Cooperative Security, Arms Control and Disarmament

Workshop to Discuss Implications of Trump's Nuclear Posture Review

March 20, 2018

Toda Peace Institute Office in Tokyo, Japan

The Toda Peace Institute organised a workshop of leading academics and policy makers to hear Professor Steven Miller, Director of the International Security Program at the Belfer Center for Science and International Affairs, Harvard University share his views about the implications of President Trump's Nuclear Posture Review (February, 2018) for the management of security risks in East Asia and the rest of the world. The meeting took place on March 20, 2018 at the new Toda Peace Institute Office in Tokyo, Japan.

Professor Miller argued that although there were many commonalities between President Obama's NPR of 2010 and that of President Trump, there were also some very significant negative differences. While Obama's Prague speech was the lens through which Obama's 2010 nuclear posture was viewed, the 2018 NPR was written by interdepartmental experts but reflected Donald Trump's confused views of nuclear policy and the utility of the triad for deterrence. President Trump's confusing rhetoric on nuclear weapons, explicit denunciation of the Comprehensive Test Ban Treaty, bellicose rhetoric towards Iran and North Korea, and inability to understand what his world class security experts were saying has generated some controversial policy objectives in the 2018 NPR.

Miller indicated that there are four broad areas of contention within the 2018 NPR as it:
1) Characterises the global security environment as grim and menacing with Russia and China portrayed as rogue states.
2) Reasserts central value of deterrence theory and argues that there are a number of contingencies that would justify the first use of nuclear weapons.
3) Provides wide and expanded support for the nuclear modernisation programme (initiated by President Obama) and argues that there may be strategic utility in the development of low yield weapons and Long Range Standoff Weapon (LRSO).
4) Articulates hostility to existing arms control and disarmament agreements (New START, the JCPOA and CTBT). It uses Russia's violations of the INF and other agreements as a justification for negative perspectives on arms control.

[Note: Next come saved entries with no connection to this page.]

@@ -453,14 +455,20 @@
     return y
 
 
-def attention(tp, roles, geom, kpm, pdrop, *tensors):
+def class_shared():
+    return os.environ.get("TUBER_CLASS_SHARED", "1") != "0"
+
+
+def attention(tp, roles, geom, kpm, pdrop, *tensors, copies=1):
     st = tp.store
     B, H, Lq, Lk, qmap, kmap = geom
     (qi, qo), (ki, ko), (vi, vo) = roles
     tq, tk, tv = tensors[qi], tensors[ki], tensors[vi]
     dev = tq.device
     E = H * 32
-    o = torch.empty(tq.shape[0], E, dtype=BF, device=dev)
+    if copies > 1 and (kpm is not None or tp.dry):
+        raise ValueError("attention(copies=%d): no key-padding mask and no dry run on the shared-operand path" % copies)
+    o = torch.empty(copies * tq.shape[0], E, dtype=BF, device=dev)
     lse = torch.empty(B, H, Lq, dtype=torch.float32, device=dev)
     mq, mk, mv = _map(tq.shape[1], *qmap), _map(tk.shape[1], *kmap), _map(tv.shape[1], *kmap)
     mo = _map(E, *qmap)
@@ -469,6 +477,9 @@
     salt = tp.salt()
     if tp.dry:
         tp.dry_log.append(("attention", dict(tensors=tensors, roles=roles, o=o, lse=lse, kpm=kpm, geom=geom, p=p, salt=salt)))
+    elif copies > 1:
+        lib.call("tuber_attn_shared_fwd", tq.data_ptr() + 2 * qo, mq.ctypes.data, tk.data_ptr() + 2 * ko, mk.ctypes.data,
+                 tv.data_ptr() + 2 * vo, mv.ctypes.data, o, mo.ctypes.data, lse, B, H, Lq, Lk, copies, scale, float(p), st.seed, salt)
     else:
         lib.call("tuber_attn_fwd", tq.data_ptr() + 2 * qo, mq.ctypes.data, tk.data_ptr() + 2 * ko, mk.ctypes.data,
                  tv.data_ptr() + 2 * vo, mv.ctypes.data, o, mo.ctypes.data, lse, kpm, B, H, Lq, Lk, scale, float(p), st.seed, salt)
@@ -487,11 +498,17 @@
         for ti, _ in roles:
             covered[ti] += E
         grads = [torch.empty_like(t) if covered[i] >= t.shape[1] else torch.zeros_like(t) for i, t in enumerate(tensors)]
-        delta = torch.empty(B, H, Lq, dtype=torch.float32, device=dev)
-        lib.call("tuber_attn_bwd", tq.data_ptr() + 2 * qo, mq.ctypes.data, tk.data_ptr() + 2 * ko, mk.ctypes.data,
-                 tv.data_ptr() + 2 * vo, mv.ctypes.data, o, mo.ctypes.data, lse, kpm, g, mo.ctypes.data,
-                 grads[qi].data_ptr() + 2 * qo, mq.ctypes.data, grads[ki].data_ptr() + 2 * ko, mk.ctypes.data,
-                 grads[vi].data_ptr() + 2 * vo, mv.ctypes.data, delta, B, H, Lq, Lk, scale, float(p), st.seed, salt)
+        delta = torch.empty(copies * B, H, Lq, dtype=torch.float32, device=dev)
+        if copies > 1:
+            lib.call("tuber_attn_shared_bwd", tq.data_ptr() + 2 * qo, mq.ctypes.data, tk.data_ptr() + 2 * ko, mk.ctypes.data,
+                     tv.data_ptr() + 2 * vo, mv.ctypes.data, o, mo.ctypes.data, lse, g, mo.ctypes.data,
+                     grads[qi].data_ptr() + 2 * qo, mq.ctypes.data, grads[ki].data_ptr() + 2 * ko, mk.ctypes.data,
+                     grads[vi].data_ptr() + 2 * vo, mv.ctypes.data, delta, B, H, Lq, Lk, copies, scale, float(p), st.seed, salt)
+        else:
+            lib.call("tuber_attn_bwd", tq.data_ptr() + 2 * qo, mq.ctypes.data, tk.data_ptr() + 2 * ko, mk.ctypes.data,
+                     tv.data_ptr() + 2 * vo, mv.ctypes.data, o, mo.ctypes.data, lse, kpm, g, mo.ctypes.data,
+                     grads[qi].data_ptr() + 2 * qo, mq.ctypes.data, grads[ki].data_ptr() + 2 * ko, mk.ctypes.data,
+                     grads[vi].data_ptr() + 2 * vo, mv.ctypes.data, delta, B, H, Lq, Lk, scale, float(p), st.seed, salt)
         for t, gt, need in zip(tensors, grads, treq):
             if need:
                 tp.put(t, gt)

In stark contrast to Obama's posture, Trump's NPR is a policy which undermines arms control and disarmament initiatives, erodes U.S. leadership in relation to non-proliferation and arms control. It is in opposition to Presidents Reagan and Gorbachev, and argues that nuclear war could be won and under particular circumstances should be fought. This is a major departure from the 2010 NPR and one which worries arms control and disarmament experts.

Professor Steven Miller is Director of the International Security Program at Harvard University, Editor-in-Chief of the journal International Security. He was previously a Senior Research Fellow at the Stockholm International Peace Research Institute (SIPRI) and taught 'Defense and Arms Control Studies' at the Massachusetts Institute of Technology (MIT). Miller is a Fellow of the American Academy of Arts and Sciences where he co-chairs the Committee on International Security Studies (CISS) and is also the co-chair of the U.S. Pugwash Committee and a member of the Council of International Pugwash.